SUPPLIED MATERIAL:

──────

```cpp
extern "C" int feta_spec_filter_cat_fwd(const float* x, int64_t x_sb, int64_t x_sn, const float* u, const float* lam,
                                        const float* coeff, const float* bias, const int32_t* n_real, float* y,
                                        int64_t y_sb, int64_t y_sn, int B, int N, int H, int dh, int P, int K,
                                        int heads_share_graph, const feta_spec_cat* cat, feta_stream_t stream) {
  FilterArgs a{};
  a.x = x; a.u = u; a.lam = lam; a.coeff = coeff; a.bias = bias; a.n_real = n_real; a.y = y;
  a.xsb = x_sb; a.xsn = x_sn; a.ysb = y_sb; a.ysn = y_sn;
  a.B = B; a.N = N; a.H = H; a.P = P; a.K = K; a.share = heads_share_graph; a.total = B * H;
  FETA_REQUIRE(x && u && lam && coeff && n_real && y && cat, "spec_filter_cat_fwd: null pointer");
  FETA_REQUIRE(feta_spec_cat_supported(N, H, dh, P, K, heads_share_graph),
               "spec_filter_cat_fwd: needs 4 heads x 16, order 4, N <= 128, K <= 32 (multiple of 4), every head on the graph");
  int rc = check_filter(a, dh, x, y);
  if (rc != FETA_OK) return rc;
  FETA_REQUIRE(cat->y2 && cat->w_cat && cat->out, "spec_filter_cat_fwd: y2, w_cat, out");
  FETA_REQUIRE(!(cat->y2_bn && cat->y2_stats), "spec_filter_cat_fwd: y2_bn and y2_stats exclude each other");
  FETA_REQUIRE(!cat->y2_stats || (cat->gamma && cat->beta && cat->bn_out && cat->Gx > 0 && cat->M > 0),
               "spec_filter_cat_fwd: y2_stats needs gamma, beta, bn_out, Gx, M");
  FETA_REQUIRE(aligned16(u) && aligned16(cat->y2) && aligned16(cat->w_cat) && aligned16(cat->out) && aligned16(cat->y2_stats) &&
                   aligned16(bias) && (cat->y2_sb % 4) == 0 && (cat->y2_sn % 4) == 0,
               "spec_filter_cat_fwd: 16-byte aligned tensors, strides multiples of 4 elements");
  CatArgs c{};
  c.y2 = cat->y2; c.y2sb = cat->y2_sb; c.y2sn = cat->y2_sn; c.y2_bn = cat->y2_bn; c.y2_stats = cat->y2_stats; c.Gx = cat->Gx;
  c.gamma = cat->gamma; c.beta = cat->beta; c.bn_out = cat->bn_out; c.rmean = cat->rmean; c.rvar = cat->rvar;
  c.nbt = cat->nbt; c.momentum = cat->momentum; c.eps = cat->eps; c.M = cat->M;
  c.w_cat = cat->w_cat; c.b_cat = cat->b_cat; c.out = cat->out;
  const int nt = (N + 15) / 16, et = (K + 15) / 16;
  hipStream_t st = (hipStream_t)stream;
  if (nt <= 3) return et <= 1 ? launch_spec_cat_fwd<3, 1>(a, c, st) : launch_spec_cat_fwd<3, 2>(a, c, st);
  if (nt <= 4) return et <= 1 ? launch_spec_cat_fwd<4, 1>(a, c, st) : launch_spec_cat_fwd<4, 2>(a, c, st);
  return et <= 1 ? launch_spec_cat_fwd<8, 1>(a, c, st) : launch_spec_cat_fwd<8, 2>(a, c, st);
}
```

### feta_tmlr_amd/functional.py

```python
import torch

from . import _lib


def _token_view(t, batch_first, heads):
    d = t.shape[-1]
    v = t.view(t.shape[0], t.shape[1], heads, d // heads)
    return v if batch_first else v.permute(1, 0, 2, 3)


def _dense_like(t, batch_first):
    if batch_first:
        return t.contiguous()
    return t.permute(1, 0, 2, 3).contiguous().permute(1, 0, 2, 3)


def _new_token(b, n, h, dh, batch_first, ref):
    if batch_first:
        return torch.empty((b, n, h, dh), dtype=ref.dtype, device=ref.device)
    return torch.empty((n, b, h, dh), dtype=ref.dtype, device=ref.device).permute(1, 0, 2, 3)
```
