@@ -531,17 +537,25 @@
         N, Ci, T, H, W = x.shape
         Co = w_s.shape[0]
         Ho, Wo = (H + 2 - 3) // 2 + 1, (W + 2 - 3) // 2 + 1
-        xs = torch.empty(N, Co, T, Ho, Wo, dtype=torch.float32, device=x.device)
-        y = torch.empty_like(xs)
+        y = torch.empty(N, Co, T, Ho, Wo, dtype=torch.float32, device=x.device)
         s = q = None
         if want_stats:
             s, q = _f64(N, Co, x.device), _f64(N, Co, x.device)
         ws2 = w_s.reshape(Co, Ci * 9).contiguous()
         wt2 = w_t.reshape(Co, 5).contiguous()
-        if not (_stem_pair_switch() & 1 and call_try('cfn_stem_pair_fwd', x, ws2, wt2, xs, y, s, q, N, Ci, Co, T, H, W, run_frames)):
-            call('cfn_stem_conv_fwd', x, ws2, xs, N, Ci, Co, T, H, W)
-            call('cfn_dwconv_t5_fwd', xs, wt2, y, s, q, N, Co, T, Ho * Wo)
-        ctx.save_for_backward(x, xs, y, wt2)
+        sw = _stem_pair_switch()
+        xs = None
+        if not ((sw & 7) == 7 and _stem_pair_rc_accepts(x, y, Ci, Co, run_frames)
+                and call_try('cfn_stem_pair_fwd', x, ws2, wt2, None, y, s, q, N, Ci, Co, T, H, W, run_frames)):
+            xs = torch.empty_like(y)
+            if not (sw & 1 and call_try('cfn_stem_pair_fwd', x, ws2, wt2, xs, y, s, q, N, Ci, Co, T, H, W, run_frames)):
+                call('cfn_stem_conv_fwd', x, ws2, xs, N, Ci, Co, T, H, W)
+                call('cfn_dwconv_t5_fwd', xs, wt2, y, s, q, N, Co, T, Ho * Wo)
+        if xs is None:
+            ctx.save_for_backward(x, y, wt2, ws2)
+        else:
+            ctx.save_for_backward(x, y, wt2, xs)
+        ctx.kept_xs = xs is not None
         ctx.params = (w_s, w_t)
         ctx.run_frames = run_frames
         if not want_stats:
@@ -551,32 +565,44 @@
     @staticmethod
     @once_differentiable
     def backward(ctx, gy, gs, gq):
-        x, xs, y, wt2 = ctx.saved_tensors
+        x, y, wt2, last = ctx.saved_tensors
         w_s, w_t = ctx.params
         N, Ci, T, H, W = x.shape
-        _, Co, _, Ho, Wo = xs.shape
+        _, Co, _, Ho, Wo = y.shape
         gy = torch.zeros_like(y) if gy is None else gy.contiguous()
         gs, gq = _opt(gs), _opt(gq)
         want_s, want_t = ctx.needs_input_grad[1], ctx.needs_input_grad[2]
         gws = gwt = None
+        kept = ctx.kept_xs
+
+        def stored_xs():
+            if kept:
+                return last
+            xs = torch.empty_like(y)
+            call('cfn_stem_conv_fwd', x, last, xs, N, Ci, Co, T, H, W)
+            return xs
+
         if want_s and want_t:
             gs64, fin_s = _gw_buffers(w_s, Co, Ci * 9, x.device)
             gt64, fin_t = _gw_buffers(w_t, Co, 5, x.device)
-            if not (_stem_pair_switch() & 2 and
-                    call_try('cfn_stem_pair_bwd', gy, y, gs, gq, wt2, xs, x, gt64, gs64, N, Ci, Co, T, H, W, ctx.run_frames)):
-                gxs = torch.empty_like(xs)
-                if not call_try('cfn_dwconv_t5_bwd_fused', gy, y, gs, gq, wt2, xs, gxs, gt64, N, Co, T, Ho * Wo):
-                    call('cfn_dwconv_t5_bwd_data', gy, y, gs, gq, wt2, gxs, N, Co, T, Ho * Wo)
-                    call('cfn_dwconv_t5_bwd_weight', gy, y, gs, gq, xs, gt64, N, Co, T, Ho * Wo)
-                call('cfn_stem_conv_bwd_weight', gxs, x, gs64, N, Ci, Co, T, H, W)
+            sw = _stem_pair_switch()
+            if not ((sw & 6) == 6 and not kept and
+                    call_try('cfn_stem_pair_bwd_rc', gy, y, gs, gq, wt2, last, x, gt64, gs64, N, Ci, Co, T, H, W, ctx.run_frames)):
+                xs = stored_xs()
+                if not (sw & 2 and call_try('cfn_stem_pair_bwd', gy, y, gs, gq, wt2, xs, x, gt64, gs64, N, Ci, Co, T, H, W, ctx.run_frames)):
+                    gxs = torch.empty_like(xs)
+                    if not call_try('cfn_dwconv_t5_bwd_fused', gy, y, gs, gq, wt2, xs, gxs, gt64, N, Co, T, Ho * Wo):
+                        call('cfn_dwconv_t5_bwd_data', gy, y, gs, gq, wt2, gxs, N, Co, T, Ho * Wo)
+                        call('cfn_dwconv_t5_bwd_weight', gy, y, gs, gq, xs, gt64, N, Co, T, Ho * Wo)
+                    call('cfn_stem_conv_bwd_weight', gxs, x, gs64, N, Ci, Co, T, H, W)
             gws, gwt = fin_s(), fin_t()
         elif want_t:
             gt64, fin_t = _gw_buffers(w_t, Co, 5, x.device)
-            call('cfn_dwconv_t5_bwd_weight', gy, y, gs, gq, xs, gt64, N, Co, T, Ho * Wo)
+            call('cfn_dwconv_t5_bwd_weight', gy, y, gs, gq, stored_xs(), gt64, N, Co, T, Ho * Wo)
             gwt = fin_t()
         elif want_s:
             gs64, fin_s = _gw_buffers(w_s, Co, Ci * 9, x.device)
-            gxs = torch.empty_like(xs)
+            gxs = torch.empty_like(y)
             call('cfn_dwconv_t5_bwd_data', gy, y, gs, gq, wt2, gxs, N, Co, T, Ho * Wo)
             call('cfn_stem_conv_bwd_weight', gxs, x, gs64, N, Ci, Co, T, H, W)
             gws = fin_s()
diff --git a/coarse-fine-networks_amd/csrc/stempair.hip b/coarse-fine-networks_amd/csrc/stempair.hip
--- a/coarse-fine-networks_amd/csrc/stempair.hip
+++ b/coarse-fine-networks_amd/csrc/stempair.hip
@@ -7,6 +7,7 @@
 
 struct StemPairBwdArgs {
     const float* gy; const float* y; const double* gs; const double* gq; const float* wt; const float* xs; const float* x;
+    const float* ws;
     double* gwt; double* gws;
     int N, T, R, nch, runs, per_block;
 };
@@ -41,15 +42,25 @@
     return __builtin_fmaf(a4, w4, __builtin_fmaf(a3, w3, __builtin_fmaf(a2, w2, __builtin_fmaf(a0, w0, __fmul_rn(a1, w1)))));
 }
 
-template <bool HASY>
+static constexpr __host__ __device__ int sp_tap(int k) { return k < 27 ? (k / 9) * SP_CIS + ((k % 9) / 3) * SP_PITCH + k % 3 : 0; }
+
+template <bool HASY, bool RC>
 __global__ __launch_bounds__(512) void stem_pair_bwd_kernel(const StemPairBwdArgs a) {
-    __shared__ __attribute__((aligned(16))) float lds[3 * SP_CIS + 24 * SP_GP];
+    __shared__ __attribute__((aligned(16))) float lds[3 * SP_CIS + 24 * SP_GP + (RC ? 24 * SP_GP + 14 * 64 : 0)];
     float* const img = lds;
     float* const gbuf = lds + 3 * SP_CIS;
+    float* const xsb = gbuf + 24 * SP_GP;
+    float* const wsl = xsb + 24 * SP_GP;
     const int tid = threadIdx.x, lane = tid & 63, wave = cfn_uni(tid >> 6), h = lane >> 5, p = lane & 31;
     const int T = a.T, R = a.R, nch = a.nch;
 
     for (int i = tid; i < 3 * SP_CIS; i += 512) img[i] = 0.0f;
+    if constexpr (RC) {
+        for (int i = tid; i < 14 * 64; i += 512) {
+            const int k = 2 * (i >> 6) + ((i & 63) >> 5), co = i & 31;
+            wsl[i] = (k < 27 && co < 24) ? a.ws[co * 27 + k] : 0.0f;
+        }
+    }
 
     int xo[SP_NXU], xl[SP_NXU], xr[SP_NXU];
 #pragma unroll
@@ -79,6 +90,9 @@
     const int ci = colp / 9, kh = (colp - ci * 9) / 3, kw = colp - ci * 9 - kh * 3;
     const float* bp = img + ci * SP_CIS + (2 * ohl + kh) * SP_PITCH + 2 * ow0 + kw + 3 + 2 * h;
     const float* ap = gbuf + min(p, 23) * SP_GP + ohl * SP_WO + ow0 + h;
+    const float* xb = img + 2 * ohl * SP_PITCH + 2 * (ow0 + min(p, 27)) + 3;
+    float* const xw = xsb + 4 * h * SP_GP + ohl * SP_WO + ow0 + p;
+    const float* const xb1 = xb + h, * const xb2 = xb + h * (SP_PITCH - 2);
 
     sp16 acc0, acc1;
 #pragma unroll
@@ -98,7 +112,7 @@
         const bool fv = on && f >= 0 && f < T, xv = on && c.t >= c.ta;
         __amdgpu_buffer_rsrc_t rg = cfn_rsrc(a.gy + (long)n * 24 * T * SP_PO, gbytes);
         __amdgpu_buffer_rsrc_t ry = cfn_rsrc((HASY ? a.y : a.gy) + (long)n * 24 * T * SP_PO, gbytes);
-        __amdgpu_buffer_rsrc_t rs = cfn_rsrc(a.xs + (long)n * 24 * T * SP_PO, gbytes);
+        __amdgpu_buffer_rsrc_t rs = cfn_rsrc((RC ? a.gy : a.xs) + (long)n * 24 * T * SP_PO, gbytes);
         __amdgpu_buffer_rsrc_t rx = cfn_rsrc(a.x + (long)n * 3 * T * SP_P, xbytes);
         const int ih0 = 2 * c.band * SP_RB - 1;
         const int sg = cfn_uni(fv ? (f * SP_PO + c.band * SP_RB * SP_WO) * 4 : 0);
@@ -109,9 +123,11 @@
             fg[k] = __builtin_bit_cast(sp4, __builtin_amdgcn_raw_buffer_load_b128(rg, fv ? go[k] : SP_OOB, sg, 0));
             if (HASY) fy[k] = __builtin_bit_cast(sp4, __builtin_amdgcn_raw_buffer_load_b128(ry, fv ? go[k] : SP_OOB, sg, 0));
         }
-#pragma unroll
-        for (int k = 0; k < SP_NGU; ++k)
-            fs[k] = __builtin_bit_cast(sp4, __builtin_amdgcn_raw_buffer_load_b128(rs, xv ? go[k] : SP_OOB, ss, 0));
+        if constexpr (!RC) {
+#pragma unroll
+            for (int k = 0; k < SP_NGU; ++k)
+                fs[k] = __builtin_bit_cast(sp4, __builtin_amdgcn_raw_buffer_load_b128(rs, xv ? go[k] : SP_OOB, ss, 0));
+        }
 #pragma unroll
         for (int k = 0; k < SP_NXU; ++k)
             fx[k] = __builtin_bit_cast(sp4, __builtin_amdgcn_raw_buffer_load_b128(rx, (xv && xo[k] != SP_OOB && ih0 + xr[k] >= 0) ? xo[k] + rowoff : SP_OOB, sx, 0));
@@ -160,10 +176,12 @@
                     *reinterpret_cast<sp2*>(gbuf + gl[k]) = (sp2){gx.x, gx.y};
                     *reinterpret_cast<sp2*>(gbuf + gl[k] + 2) = (sp2){gx.z, gx.w};
                 }
-#pragma unroll
-                for (int j = 0; j < 5; ++j) {
-                    const sp4 pr = fs[k] * W[4 - j][k];
-                    acct[k][j] += (pr.x + pr.y) + (pr.z + pr.w);
+                if constexpr (!RC) {
+#pragma unroll
+                    for (int j = 0; j < 5; ++j) {
+                        const sp4 pr = fs[k] * W[4 - j][k];
+                        acct[k][j] += (pr.x + pr.y) + (pr.z + pr.w);
+                    }
                 }
             }
 #pragma unroll
@@ -174,12 +192,41 @@
         fetch(fc);
         fc.next(R, nch, T);
         if (mm) {
+            if constexpr (RC) {
+                int hsel = h;
+                asm volatile("" : "+v"(hsel));
+                sp16 xa;
+#pragma unroll
+                for (int r = 0; r < 16; ++r) xa[r] = 0.0f;
+#pragma unroll
+                for (int k = 0; k < 14; ++k) {
+                    const int d = sp_tap(2 * k + 1) - sp_tap(2 * k);
+                    const float bv = d == 1 ? xb1[sp_tap(2 * k)] : d == SP_PITCH - 2 ? xb2[sp_tap(2 * k)] : xb[hsel ? sp_tap(2 * k + 1) : sp_tap(2 * k)];
+                    xa = __builtin_amdgcn_mfma_f32_32x32x2f32(wsl[k * 64 + lane], bv, xa, 0, 0, 0);
+                }
+                if (p < 28) {
+#pragma unroll
+                    for (int r = 0; r < 12; ++r) xw[((r & 3) + 8 * (r >> 2)) * SP_GP] = xa[r];
+                }
+            }
 #pragma unroll
             for (int j = 0; j < 14; j += 2) {
                 acc0 = __builtin_amdgcn_mfma_f32_32x32x2f32(ap[2 * j], bp[4 * j], acc0, 0, 0, 0);
                 acc1 = __builtin_amdgcn_mfma_f32_32x32x2f32(ap[2 * j + 2], bp[4 * j + 4], acc1, 0, 0, 0);
             }
             __syncthreads();
+            if constexpr (RC) {
+#pragma unroll
+                for (int k = 0; k < SP_NGU; ++k) {
+                    const float* const xp = xsb + max(gl[k], 0);
+                    const sp2 lo = *reinterpret_cast<const sp2*>(xp), hi = *reinterpret_cast<const sp2*>(xp + 2);
+#pragma unroll
+                    for (int j = 0; j < 5; ++j) {
+                        const sp2 pl = lo * (sp2){W[4 - j][k].x, W[4 - j][k].y}, ph = hi * (sp2){W[4 - j][k].z, W[4 - j][k].w};
+                        acct[k][j] += (pl.x + pl.y) + (ph.x + ph.y);
+                    }
+                }
+            }
         }
 #pragma unroll
         for (int i = 0; i < 4; ++i)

──────

PROBLEM STATEMENT:
Copy out the lines above with "dtype" in them.

ANSWER BOX:
        return torch.empty((b, n, h, dh), dtype=ref.dtype, device=ref.device)
    return torch.empty((n, b, h, dh), dtype=ref.dtype, device=ref.device).permute(1, 0, 2, 3)
-        xs = torch.empty(N, Co, T, Ho, Wo, dtype=torch.float32, device=x.device)
+        y = torch.empty(N, Co, T, Ho, Wo, dtype=torch.float32, device=x.device)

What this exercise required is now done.